The Georgia state courts affirmed Foster’s conviction on two alternative grounds: (1) that his Batson claim was not reviewable because it had already been rejected during a previous appeal; and (2) that he had offered insufficient evidence of intentional racial discrimination.[20] The latter holding (the rejection of Foster’s discrimination claim on its merits) presented a question of federal constitutional law for the Supreme Court to review. The former holding (that state procedural rules precluded revisiting Foster’s discrimination claim), however, was arguably an independent and adequate state-law ground that would preclude the Supreme Court from reviewing the federal constitutional discrimination question.[21] Rather than punting by finding that it lacked jurisdiction, however, the Supreme Court found (after some stretching) that the Georgia courts’ first holding was rendered legally void when it rejected Foster’s discrimination claim on its merits.[22] The Court then proceeded to reverse the Georgia courts’ federal constitutional holding, finding that the fact that the State’s “shifting explanations,” “misrepresentations of the record” and the “persistent focus on race in the prosecution’s file” combined to be powerful “circumstantial evidence that bears upon the issue of racial animosity” requiring the conclusion “that the strikes of [two black jurors] were motivated in substantial part by discriminatory intent.”[23]

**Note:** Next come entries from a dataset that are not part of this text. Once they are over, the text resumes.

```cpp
#ifndef TRI_AND_PROBES
#define TRI_AND_PROBES 8
#endif
constexpr int AND_PROBES = TRI_AND_PROBES;
template <int CODEC>
#ifndef TRI_AND_WAVES
#define TRI_AND_WAVES 4
#endif
__global__ __launch_bounds__(AND_WG, TRI_AND_WAVES) void k_and(const uint8_t *__restrict__ index, const uint32_t *__restrict__ blk_last,
                                                const uint32_t *__restrict__ blk_off, const uint32_t *__restrict__ win,
                                                const DevTerm *__restrict__ terms,
                                                const DevQuery *__restrict__ plan, const DevTask *__restrict__ tasks,
                                                const uint32_t *__restrict__ sched, const uint32_t *__restrict__ qterms,
                                                const uint32_t *__restrict__ cand_q, uint32_t *__restrict__ ticket,
                                                uint32_t *__restrict__ out, uint32_t *__restrict__ counts,
                                                const uint32_t *__restrict__ masked, const uint32_t *__restrict__ qplane,
                                                const uint32_t *__restrict__ planes, const uint32_t plw) {
        __shared__ AndShared sh;
        const uint32_t tid = threadIdx.x;
        const uint32_t wave = uni(tid >> 6);
        const uint32_t home = uni(__builtin_amdgcn_s_getreg(20 | (0 << 6) | (3 << 11))) % CAND_QUEUES;
        uint32_t qdone = 0;
        PROF_DECL;
        PROF_START();
        for (;;) {
                if (wave == 0) {
                        uint32_t got = 0xffffffffu;
                        for (uint32_t t = 0; t < CAND_QUEUES && got == 0xffffffffu; ++t) {
                                const uint32_t x = (home + t) % CAND_QUEUES;
                                if ((qdone >> x) & 1u)
                                        continue;
                                const uint32_t q0 = cand_q[x], qn = cand_q[x + 1] - q0;
                                const uint32_t old = uni(atomicAdd(ticket + x * CAND_TICKET_STRIDE, 1u)) >> 6;
                                if (old < qn)
                                        got = q0 + old;
                                else
                                        qdone |= 1u << x;
                        }
                        sh.bcast[0] = got;
                }
                __syncthreads();
                const uint32_t ticket_no = uni(sh.bcast[0]);
                __syncthreads();
                if (ticket_no == 0xffffffffu)
                        break;
                const uint32_t tix = sched[ticket_no];
                TASKTIME(8 * ticket_no);
                const DevTask task = tasks[tix];
                const uint32_t slot = task.slot;
                const DevQuery q = plan[slot];
                const DevTerm lead = terms[qterms[q.term_base] & QT_TERM];
                TRACE(1, slot, q.nterms);
                uint32_t *qout = out + task.out_off;
                uint32_t produced = 0;
                sh.lcur[tid & 15] = 0xffffffffu;
                const uint32_t tb_end = min(lead.nblocks, task.tile_end * TILE_BLOCKS);
                PROF_LAP(10);

                for (uint32_t tb = task.tile_begin * TILE_BLOCKS; tb < tb_end; tb += TILE_BLOCKS) {
                        const uint32_t nb = min((uint32_t)TILE_BLOCKS, lead.nblocks - tb);
                        uint32_t C = (tb + nb == lead.nblocks) ? (nb - 1) * 32 + lead.last_n : nb * 32;
                        if (tid < nb) {
                                const uint32_t b = tb + tid, gb = lead.first_block + b;
                                const uint32_t off = blk_off[gb];
                                const uint32_t n = TRI_BLOCK_N(lead, b, index, off);
                                const uint32_t last = blk_last[gb];
                                uint32_t doc = b ? blk_last[gb - 1] : 0;
#if defined(TRI_AND_EXP) && TRI_AND_EXP == 2
                                const uint32_t row = tid * 32, step = (last - doc) / 32u + 1u;
                                for (uint32_t i = 0; i + 1 < n; ++i) {
                                        doc += step;
                                        sh.cand[row | ((i + tid) & 31u)] = min(doc, last);
                                }
                                sh.cand[row | ((n - 1 + tid) & 31u)] = last;
                                (void)off;
#else
                                DeltaStream<CODEC> s;
                                s.init(index, lead, b, off);
                                const uint32_t row = tid * 32;
                                for (uint32_t i = 0; i + 1 < n; ++i) {
                                        doc += s.next();
                                        sh.cand[row | ((i + tid) & 31u)] = doc;
                                }
                                sh.cand[row | ((n - 1 + tid) & 31u)] = last;
#endif
                        }
                        __syncthreads();
                        PROF_LAP(11);
                        TASKTIME(8 * ticket_no + 2);
                        TRACE(2, slot, tb);

                        bool gneg = false;
                        for (uint32_t k = 1; k < q.nterms && C; ++k) {
                                const uint32_t tt = qterms[q.term_base + k];
                                const DevTerm t = terms[tt & QT_TERM];
                                if (tt & QT_GROUP) {
                                        sh.hit[tid] = 0;
                                        gneg = tt & QT_NOT;
                                }
                                __syncthreads();
#if defined(TRI_FORCE_CAND)
                                const bool bd = false;
#elif defined(TRI_FORCE_BLOCK)
                                const bool bd = true;
#else
                                const bool bd = t.nblocks <= lead.documents;
#endif
                                TRACE(3, slot, (k << 16) | (bd ? 1 : 0));
                                const uint32_t prow = qplane ? qplane[q.term_base + k] : PL_NONE;
                                if (prow != PL_NONE) {
                                        const uint32_t *pa = planes + (size_t)prow * plw;
                                        for (uint32_t j0 = tid; j0 < C; j0 += AND_WG * AND_PROBES) {
                                                uint32_t doc[AND_PROBES], w[AND_PROBES];
#pragma unroll
                                                for (int u = 0; u < AND_PROBES; ++u) {
                                                        const uint32_t j = j0 + u * AND_WG;
                                                        doc[u] = j < C ? sh.cand[phys(j)] : 0u;
                                                }
#pragma unroll
                                                for (int u = 0; u < AND_PROBES; ++u)
#if defined(TRI_AND_EXP) && TRI_AND_EXP == 1
                                                        w[u] = pa[(doc[u] >> 5) & 0x3ffu];
#else
                                                        w[u] = pa[doc[u] >> 5];
#endif
#pragma unroll
                                                for (int u = 0; u < AND_PROBES; ++u) {
                                                        const uint32_t j = j0 + u * AND_WG;
                                                        if (j < C && ((w[u] >> (doc[u] & 31u)) & 1u))
                                                                atomicOr(&sh.hit[j >> 5], 1u << (j & 31u));
                                                }
                                        }
                                } else
                                and_filter_tile<CODEC>(sh, index, blk_last, blk_off, win, t, C, k - 1, bd PROF_PASS);
                                TRACE(4, slot, C);
                                __syncthreads();
                                TASKTIME(8 * ticket_no + 2 + min(k, 5u));
                                PROF_LAP(bd ? 12 : 13);
                                const bool lastterm = k + 1 == q.nterms;
                                if (!lastterm && !(qterms[q.term_base + k + 1] & QT_GROUP))
                                        continue;
                                uint32_t bits = sh.hit[tid];
                                if (gneg) {
                                        const uint32_t left = C > tid * 32 ? C - tid * 32 : 0u;
                                        bits = ~bits & (left >= 32 ? 0xffffffffu : ((1u << left) - 1u));
                                }
                                if (masked && lastterm)
                                        for (uint32_t m = bits; m;) {
                                                const uint32_t kbit = __builtin_ctz(m);
                                                m &= m - 1;
                                                const uint32_t doc = sh.cand[phys(tid * 32 + kbit)];
                                                if ((masked[doc >> 5] >> (doc & 31u)) & 1u)
                                                        bits &= ~(1u << kbit);
                                        }
                                const uint32_t cnt = __popc(bits);
                                uint32_t wtot;
                                uint32_t ex = wave_excl_scan(cnt, wtot);
                                sh.scan[tid >> 6] = wtot;
                                __syncthreads();
                                uint32_t wbase = 0, total = 0;
                                for (int w = 0; w < AND_WG / 64; ++w) {
                                        if (w < (int)(tid >> 6))
                                                wbase += sh.scan[w];
                                        total += sh.scan[w];
                                }
                                ex += wbase;
                                if (lastterm) {
                                        uint32_t m = bits, o = produced + ex;
                                        while (m) {
                                                const uint32_t kbit = __builtin_ctz(m);
                                                m &= m - 1;
                                                qout[o++] = sh.cand[phys(tid * 32 + kbit)];
                                        }
                                } else {
                                        uint32_t vals[32];
#pragma unroll
                                        for (int kk = 0; kk < 32; ++kk)
                                                vals[kk] = sh.cand[(tid * 32) | ((kk + tid) & 31u)];
                                        __syncthreads();
                                        uint32_t o = ex;
#pragma unroll
                                        for (int kk = 0; kk < 32; ++kk)
                                                if ((bits >> kk) & 1u) {
                                                        sh.cand[phys(o)] = vals[kk];
                                                        ++o;
                                                }
                                }
                                C = uni(total);
                                __syncthreads();
                        }
                        if (q.nterms == 1) {
                                if (!masked) {
                                        for (uint32_t j = tid; j < C; j += AND_WG)
                                                qout[produced + j] = sh.cand[phys(j)];
                                } else {
                                        const uint32_t left = C > tid * 32 ? C - tid * 32 : 0u;
                                        uint32_t bits = left >= 32 ? 0xffffffffu : ((1u << left) - 1u);
                                        for (uint32_t m = bits; m;) {
                                                const uint32_t kbit = __builtin_ctz(m);
                                                m &= m - 1;
                                                const uint32_t doc = sh.cand[phys(tid * 32 + kbit)];
                                                if ((masked[doc >> 5] >> (doc & 31u)) & 1u)
                                                        bits &= ~(1u << kbit);
                                        }
                                        uint32_t wtot;
                                        uint32_t ex = wave_excl_scan(__popc(bits), wtot);
                                        sh.scan[tid >> 6] = wtot;
                                        __syncthreads();
                                        uint32_t wbase = 0, total = 0;
                                        for (int w = 0; w < AND_WG / 64; ++w) {
                                                if (w < (int)(tid >> 6))
                                                        wbase += sh.scan[w];
                                                total += sh.scan[w];
                                        }
                                        uint32_t o = produced + ex + wbase;
                                        for (uint32_t m = bits; m;) {
                                                const uint32_t kbit = __builtin_ctz(m);
                                                m &= m - 1;
                                                qout[o++] = sh.cand[phys(tid * 32 + kbit)];
                                        }
                                        C = uni(total);
                                }
                        }
                        produced += C;
                        __syncthreads();
                        PROF_LAP(14);
                }
                if (wave == 0)
                        counts[tix] = produced;
                TASKTIME(8 * ticket_no + 1);
                TRACE(5, slot, produced);
        }
        PROF_LAP(15);
        PROF_FLUSH();
        TRACE(6, 0, 0);
}
```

THIS TERM: CLAIMS OF RACIAL BIAS IN CRIMINAL ADJUDICATION
It was possible that Foster was simply an anomaly or was motivated by federal-jurisdiction principles rather than a desire to talk about race and the criminal-justice system, but the Court unearthed two more analogous cases involving racial animus this term out from underneath what seemed to be high procedural hurdles and, in doing so, echoed themes from Foster. The State of Texas convicted Duane Buck of the capital murder of his ex-girlfriend and her male friend.[24] During the penalty phase of the case, the State sought to execute Buck primarily on the ground that he posed to high a risk of future dangerousness to be spared the death penalty. During Buck’s court-appointed attorney’s direct examination of his psychiatric expert, Dr. Walter Quijano, the attorney elicited answers from Quijano about the individual components of the actuarial model that he used to predict future risk, including race.[25] In response, Quijano opined: “It’s a sad commentary that minorities, Hispanics and black people, are over represented in the Criminal Justice System.”[26] The prosecutor followed up on the defense attorney’s line of inquiry on cross-examination, asking Quijano to make explicit the implicit import of his direct examination testimony – namely, that Buck was more likely to pose a danger, because he was Black, than a similarly situated white man.[27]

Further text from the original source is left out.